I am just at day 10 for one of the FTPS destination jobs so I will continue running this but I am hopeful that the issue is resolved by not using CIFS.
I’m wondering if there’s a destination file count limit at which point CIFS gets unhappy and the error starts manifesting…that could explain why it takes a while of working backups before the problem starts appearing…
Ha! I thought it was a good theory until I remembered the second (smaller) backup job. To be honest I thought I was all alone in this one until @Amanz posted. I never considered FTPS or SFTP as another option. It’s not ideal as I think it’s slower than SMB (protocol overhead maybe?), but I’ll take it if the backups work.
I don’t think it’s related to file count: I had the same issue on December 28th, with less remote storage files, corrected it and then it seemed to be working fine until January 21st.
I’m wondering if it’s just the two of us having this issue, I would say CIFS would be a rather common solution for most users that do not require cloud storage…
Based on the evidence, I’d agree with that. Unfortunately I don’t yet have another thought on what the issue could be.
Unfortunately, there’s no stats to tell us if a user has CIFS at the destination or not so I can’t say how many people are using CIFS vs. having issues. Perhaps there’s some other commonality for you two - maybe the CIFS version or distribution / kernel on which it’s running?

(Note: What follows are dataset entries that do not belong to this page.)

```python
SIGNATURES = {
    'emp_version': (_I, []),
    'emp_last_error': (_c.c_char_p, []),
    'emp_device_count': (_I, []),
    'emp_bn_act_nhwc': (_I, [_P, _P, _P, _P, _I, _L, _I, _P, _L, _P]),
    'emp_dwconv_nhwc': (_I, [_P, _P, _P, _I, _I, _I, _I, _I, _P, _P]),
    'emp_upsample_bilinear': (_I, [_P, _I, _I, _I, _I, _P, _P, _I, _I, _P, _P]),
    'emp_conv_bn_act_proj_nhwc': (_I, [_P, _P, _P, _P, _I] + [_I] * 10 + [_P, _I, _P, _P, _L, _P]),
    'emp_conv_k_slab': (_I, [_L, _I, _I, _I]),
    'emp_conv_k_slab_cin': (_I, [_L, _I, _I, _I, _I]),
    'emp_conv_k_slab_geom': (_I, [_L, _I, _I, _I, _I, _I, _I, _I, _I]),
    'emp_conv1x1_ws_eligible': (_I, [_L, _I, _I, _I, _I, _I, _I, _I]),
    'emp_conv1x1_ws_kind_for': (_I, [_L, _I, _I, _I, _I, _I, _I, _I, _I]),
    'emp_conv1x1_ws_launches': (_L, [_I]),
    'emp_gconv_chunk': (_I, [_I]),
    'emp_gconv3x3_bn_act_nhwc': (_I, [_P, _L, _P, _P, _P, _I, _I, _I, _I, _I, _I, _I, _P, _L, _P]),
    'emp_conv_bn_act_nhwc': (_I, [_P, _P, _P, _P, _P, _L, _I] + [_I] * 10 + [_P, _L, _P]),
    'emp_conv_splitk_plan': (_I, [_L, _I, _I, _I, _I]),
    'emp_conv_splitk_bn_act_nhwc': (_I, [_P, _P, _P, _P, _P, _L, _I] + [_I] * 11 + [_P, _P, _L, _P]),
    'emp_wino_input_transform': (_I, [_P, _I, _I, _I, _I, _I, _P, _L, _P, _P]),
    'emp_gemm_nt_batched': (_I, [_P, _P, _I, _L, _I, _I, _P, _P]),
    'emp_wino4_input_transform': (_I, [_P, _I, _I, _I, _I, _I, _P, _L, _P, _P]),
    'emp_wino4_output_transform': (_I, [_P, _P, _L, _I, _I, _I, _I, _I, _P, _P, _I, _P, _L, _P]),
    'emp_wino4_conv_bn_act_nhwc': (_I, [_P, _I, _I, _I, _I, _I, _P, _L, _P, _I, _P, _P, _I, _P, _L, _P]),
    'emp_wino4_fused_eligible': (_I, [_L, _I, _I, _I]),
    'emp_wino3_input_transform': (_I, [_P, _I, _I, _I, _I, _I, _P, _L, _P, _P]),
    'emp_wino3_output_transform': (_I, [_P, _P, _L, _I, _I, _I, _I, _I, _P, _P, _I, _P, _L, _P]),
    'emp_wino_gemm_fused': (_I, [_P, _I, _I, _I, _I, _I, _P, _L, _P, _I, _P, _P]),
    'emp_wino_output_transform': (_I, [_P, _P, _L, _I, _I, _I, _I, _I, _P, _P, _I, _P, _L, _P]),
    'emp_chain_class': (_I, [_L, _P, _P, _P, _I, _P, _P, _P, _P, _L, _L, _c.c_double, _c.c_double, _P, _P, _P, _P]),
    'emp_lsap_maximize': (_L, [_P, _L, _L, _P, _P]),
    'emp_slices_to_input': (_I, [_P, _L, _L, _L, _I, _I, _I, _I, _I, _F, _F, _P, _P]),
    'emp_slices_to_input_scaled': (_I, [_P, _L, _L, _L] + [_I] * 7 + [_P, _P, _P, _P, _I, _F, _F, _P, _P]),
    'emp_pointwise_out_nhwc': (_I, [_P, _P, _P, _L, _L, _I, _I, _P, _P]),
    'emp_bn_relu_maxpool_nhwc': (_I, [_P, _P, _P, _I, _I, _I, _I, _P, _P]),
    'emp_stem_conv7_bn_relu_maxpool': (_I, [_P, _P, _P, _P, _I, _I, _I, _P, _P]),
    'emp_logits_to_prob': (_I, [_P, _I, _I, _L, _P, _P]),
    'emp_upsample_bilinear_prob': (_I, [_P, _I, _I, _I, _I, _P, _P, _I, _I, _P, _I, _P]),
    'emp_pr_upsample2x': (_I, [_P, _I, _I, _I, _I, _P, _P, _P]),
    'emp_pr_topk_work_bytes': (_L, [_I, _L]),
    'emp_pr_topk': (_I, [_P, _I, _L, _I, _P, _L, _P, _P]),
    'emp_pr_point_sample': (_I, [_P, _L, _P, _I, _I, _I, _I, _I, _P, _I, _I, _I, _P, _P, _I, _P]),
    'emp_pr_scatter': (_I, [_P, _I, _P, _I, _I, _I, _L, _P, _P]),
    'emp_median_harden_stack': (_I, [_P, _I, _I, _L, _I, _F, _P, _P, _P]),
# ... 979 lines not shown
```

empanada_amd/csrc/emp_conv.hip:

```cpp
#include "emp_common.h"
#include "emp_wino4.h"
#include <stdlib.h>

typedef float f32x16 __attribute__((ext_vector_type(16)));

#define CG_BM 128
#define CG_BK 32
#define CG_THREADS 256

struct ConvGeom {
    const float *x, *w, *scale, *shift, *res;
    float *out;
    int N, H, W, Cin, OH, OW, Cout, KH, KW, stride, pad, dil, relu;
    int64_t M, out_ps, res_ps;
    int tiles_m, tiles_n;
    int64_t x_bs, w_bs, out_bs;
    const int32_t *tiles;
    const float *proj_w;
    float *proj_out;
    int proj_n;
    int64_t hw;
};

__device__ __attribute__((aligned(16))) float cg_zero_page[64];

__device__ __forceinline__ void cg_glds16(const float *src, unsigned lds_byte_addr)
{
    asm volatile("s_mov_b32 m0, %1\n\ts_nop 0\n\tglobal_load_lds_dwordx4 %0, off" ::"v"(src), "s"(lds_byte_addr) : "memory", "m0");
}

template <int N>
__device__ __forceinline__ void cg_wait_vm()
{
    asm volatile("s_waitcnt vmcnt(%0)" ::"n"(N) : "memory");
}

template <int NT, int MODE, bool RESPF = false, int BK = 32, bool PROJ = false, bool GLDS = false, bool GATE = false>
__global__ __launch_bounds__(CG_THREADS, (BK == 16 ? 3 : 2)) void conv_igemm_f32_kernel(ConvGeom g)
{
    constexpr int BN = 64 * NT;
    constexpr int CG_LD = GLDS ? BK : BK + 4;
    constexpr int NBUF = GLDS ? (BK == 16 ? 3 : 2) : 2;
    constexpr int TPR = BK / 4;
    constexpr int RPP = CG_THREADS / TPR;
    constexpr int AR = CG_BM / RPP;
    constexpr int BROWS = BN / RPP;
    constexpr int NF4 = BK / 8;
    constexpr int CLD = BN + 4;
    constexpr int A_ELEMS = NBUF * CG_BM * CG_LD, B_ELEMS = NBUF * BN * CG_LD;
    constexpr int EPI_ROWS = (A_ELEMS + B_ELEMS >= CG_BM * CLD) ? CG_BM : 64;
    constexpr int C_ELEMS = EPI_ROWS * CLD;
    constexpr int SMEM = (A_ELEMS + B_ELEMS) > C_ELEMS ? (A_ELEMS + B_ELEMS) : C_ELEMS;
    static_assert(MODE == 0 || BK == 32, "the fused Winograd loader is written for BK = 32");
    static_assert(!GLDS || MODE == 0, "LDS-direct staging: plain convolution / GEMM loader only");
    __shared__ __attribute__((aligned(16))) float smem[SMEM];
    float *As = smem, *Bs = smem + A_ELEMS;
    g.x += (int64_t)blockIdx.y * g.x_bs;
    g.w += (int64_t)blockIdx.y * g.w_bs;
    g.out += (int64_t)blockIdx.y * g.out_bs;

    const int T = g.tiles_m * g.tiles_n;
    const int chunk = (T + 7) >> 3;
    const int tile = (blockIdx.x & 7) * chunk + (blockIdx.x >> 3);
    if (tile >= T) return;
    const int tm = tile / g.tiles_n, tn = tile % g.tiles_n;
    const int64_t m0 = (int64_t)tm * CG_BM;
    const int n0 = tn * BN;

    const int tid = threadIdx.x;
    const int lrow = tid / TPR, lcol = (tid % TPR) * 4;

    int a_n[AR], a_iy[AR], a_ix[AR];
    bool a_ok[AR], b_ok[BROWS];
    const float *b_ptr[BROWS];
    const int taps = g.KH * g.KW;
    int w_off[4][4];
    unsigned w_mask[4];
    float w_su = 1.f, w_sv = 1.f;
    if constexpr (MODE == 0) {
#pragma unroll
        for (int i = 0; i < AR; ++i) {
            const int64_t p = m0 + lrow + RPP * i;
            a_ok[i] = p < g.M;
            const int64_t pp = a_ok[i] ? p : 0;
            const int ox = (int)(pp % g.OW);
            const int oy = (int)((pp / g.OW) % g.OH);
            a_n[i] = (int)(pp / ((int64_t)g.OW * g.OH));
// ... 133 lines not shown
        for (int it = 0; it < NRE; ++it) {
            const int64_t p = m0 + crow + it * RPI;
            rpre[it] = make_float4(0.f, 0.f, 0.f, 0.f);
            if (p < g.M && co + 3 < g.Cout) rpre[it] = *reinterpret_cast<const float4 *>(g.res + p * g.res_ps + co);
        }
    }

    if constexpr (GLDS) {
        constexpr int RPW = 64 / TPR;
        constexpr int NL = AR + BROWS;
        const int swz_ld = (BK == 16) ? ((lrow >> 2) & 3) : ((lrow >> 1) & 7);
        const int csw = (((tid % TPR) ^ swz_ld) * 4);
        const float *ga[AR], *gb[BROWS];
        bool ga_ok[AR];
        auto set_tap_g = [&](int tap) {
            const int ky = tap / g.KW, kx = tap - ky * g.KW;
#pragma unroll
            for (int i = 0; i < AR; ++i) {
                const int iy = a_iy[i] + ky * g.dil, ix = a_ix[i] + kx * g.dil;
                ga_ok[i] = a_ok[i] && iy >= 0 && iy < g.H && ix >= 0 && ix < g.W;
                ga[i] = ga_ok[i] ? g.x + (((int64_t)a_n[i] * g.H + iy) * g.W + ix) * g.Cin + csw : cg_zero_page + csw;
            }
        };
#pragma unroll
        for (int i = 0; i < BROWS; ++i) {
            const int cob = n0 + lrow + RPP * i;
            gb[i] = (cob < g.Cout) ? g.w + (int64_t)cob * taps * g.Cin + csw : cg_zero_page + csw;
        }
        set_tap_g(tap0);
        const unsigned lds0 = (unsigned)(size_t)(__attribute__((address_space(3))) float *)smem;
        const unsigned a_dst = __builtin_amdgcn_readfirstlane(lds0 + (unsigned)(RPW * wave * BK * 4));
        const unsigned b_dst = __builtin_amdgcn_readfirstlane(lds0 + (unsigned)((A_ELEMS + RPW * wave * BK) * 4));
        int gl_tap = tap0, gl_c0 = c00;
        auto issue_slab = [&](int ring) {
#pragma unroll
            for (int i = 0; i < AR; ++i)
                cg_glds16(ga[i] + (ga_ok[i] ? gl_c0 : 0), a_dst + (unsigned)((ring * CG_BM + RPP * i) * BK * 4));
#pragma unroll
            for (int i = 0; i < BROWS; ++i) {
                const bool ok = n0 + lrow + RPP * i < g.Cout;
                cg_glds16(gb[i] + (ok ? (int64_t)gl_tap * g.Cin + gl_c0 : 0), b_dst + (unsigned)((ring * BN + RPP * i) * BK * 4));
            }
            gl_c0 += BK;
            if (gl_c0 == g.Cin) {
                gl_c0 = 0;
                ++gl_tap;
                if (gl_tap < taps) set_tap_g(gl_tap);
            }
        };
        const int swz_rd = (BK == 16) ? ((r >> 2) & 3) : ((r >> 1) & 7);
        issue_slab(0);
        if (NBUF == 3 && S > 1) issue_slab(1);
        if (NBUF == 3 && S > 1) cg_wait_vm<NL>(); else cg_wait_vm<0>();
        __builtin_amdgcn_s_barrier();
        for (int s = 0; s < S; ++s) {
            const int ring = s % NBUF;
            if (s + NBUF - 1 < S) issue_slab((s + NBUF - 1) % NBUF);
            const float *Ar = &As[ring * CG_BM * CG_LD + (wm * 64 + r) * CG_LD];
            const float *Br = &Bs[ring * BN * CG_LD + (wn * 32 * NT + r) * CG_LD];
#pragma unroll
            for (int f = 0; f < NF4; ++f) {
                const int pc = (((hh * NF4 + f) ^ swz_rd) * 4);
                float4 fa[2], fb[NT];
#pragma unroll
                for (int i = 0; i < 2; ++i) fa[i] = *reinterpret_cast<const float4 *>(Ar + i * 32 * CG_LD + pc);
#pragma unroll
                for (int j = 0; j < NT; ++j) fb[j] = *reinterpret_cast<const float4 *>(Br + j * 32 * CG_LD + pc);
#pragma unroll
                for (int e = 0; e < 4; ++e) {
                    float av[2], bv[NT];
#pragma unroll
                    for (int i = 0; i < 2; ++i) av[i] = e == 0 ? fa[i].x : e == 1 ? fa[i].y : e == 2 ? fa[i].z : fa[i].w;
#pragma unroll
                    for (int j = 0; j < NT; ++j) bv[j] = e == 0 ? fb[j].x : e == 1 ? fb[j].y : e == 2 ? fb[j].z : fb[j].w;
#pragma unroll
                    for (int i = 0; i < 2; ++i)
#pragma unroll
                        for (int j = 0; j < NT; ++j)
                            acc[i][j] = __builtin_amdgcn_mfma_f32_32x32x2f32(av[i], bv[j], acc[i][j], 0, 0, 0);
                }
            }
            if (NBUF == 3 && s + 2 < S) cg_wait_vm<NL>(); else cg_wait_vm<0>();
            __builtin_amdgcn_s_barrier();
        }
    } else {
        CG_LOAD_NEXT();
        store_slab(0);
        if (S > 1) CG_LOAD_NEXT();
        __syncthreads();
        for (int s = 0; s < S; ++s) {
            const int buf = s & 1;
            const float *Ab = &As[buf * CG_BM * CG_LD + (wm * 64 + r) * CG_LD + hh * (BK / 2)];
            const float *Bb = &Bs[buf * BN * CG_LD + (wn * 32 * NT + r) * CG_LD + hh * (BK / 2)];
    #pragma unroll
            for (int half = 0; half < NF4 / 2; ++half) {
                float4 fa[2][2], fb[NT][2];
    #pragma unroll
                for (int q = 0; q < 2; ++q) {
    #pragma unroll
                    for (int i = 0; i < 2; ++i)
                        fa[i][q] = *reinterpret_cast<const float4 *>(Ab + i * 32 * CG_LD + half * 8 + q * 4);
    #pragma unroll
                    for (int j = 0; j < NT; ++j)
                        fb[j][q] = *reinterpret_cast<const float4 *>(Bb + j * 32 * CG_LD + half * 8 + q * 4);
                }
    #pragma unroll
                for (int q = 0; q < 2; ++q) {
    #pragma unroll
                    for (int e = 0; e < 4; ++e) {
                        float av[2], bv[NT];
    #pragma unroll
                        for (int i = 0; i < 2; ++i)
                            av[i] = e == 0 ? fa[i][q].x : e == 1 ? fa[i][q].y : e == 2 ? fa[i][q].z : fa[i][q].w;
    #pragma unroll
                        for (int j = 0; j < NT; ++j)
// ... 106 lines not shown
            if constexpr (PROJ) {
                float ps[4] = {0.f, 0.f, 0.f, 0.f};
                if (valid && co + 3 < g.Cout) {
#pragma unroll
                    for (int q = 0; q < 4; ++q)
                        if (q < g.proj_n) {
                            const float4 wq = *reinterpret_cast<const float4 *>(g.proj_w + (int64_t)q * g.Cout + co);
                            ps[q] = __fadd_rn(__fadd_rn(__fadd_rn(__fmul_rn(v[0], wq.x), __fmul_rn(v[1], wq.y)),
                                                        __fmul_rn(v[2], wq.z)), __fmul_rn(v[3], wq.w));
                        }
                }
                *reinterpret_cast<float4 *>(&Cs[lrow_c * CLD + ccol]) = make_float4(ps[0], ps[1], ps[2], ps[3]);
            }
        }
        if constexpr (PROJ) {
            __syncthreads();
            for (int idx = tid; idx < EPI_ROWS * g.proj_n; idx += CG_THREADS) {
                const int row_l = idx / g.proj_n, q = idx - row_l * g.proj_n;
                const int64_t p = m0 + rd * EPI_ROWS + row_l;
                if (p < g.M) {
                    float t = Cs[row_l * CLD + q];
#pragma unroll 8
                    for (int j = 1; j < C4; ++j) t = __fadd_rn(t, Cs[row_l * CLD + 4 * j + q]);
                    const int64_t img = p / g.hw;
                    atomicAdd(g.proj_out + (img * g.proj_n + q) * g.hw + (p - img * g.hw), t);
                }
            }
        }
    }
}
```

Kenkendk (the main developer of Duplicati) has posted a few times in this topic - what sort of feedback are you looking for? With over 600k “file system” destination backups in January (I don’t know how many were to a CIFS destination, but my backups are one of them) if this were a general CIFS issue there would be lots of reports of the problem.
So until we can replicate the issue, the best we can do is rely on your patience and willingness to try different things and provide feedback until we can start narrowing down possible causes. If it gets to the point that we think we have an idea of the cause but still can’t replicate it ourselves we could even publish a canary version with specific handling or reporting for what we THINK it might be and ask you to use that version to see if it fixes the problem.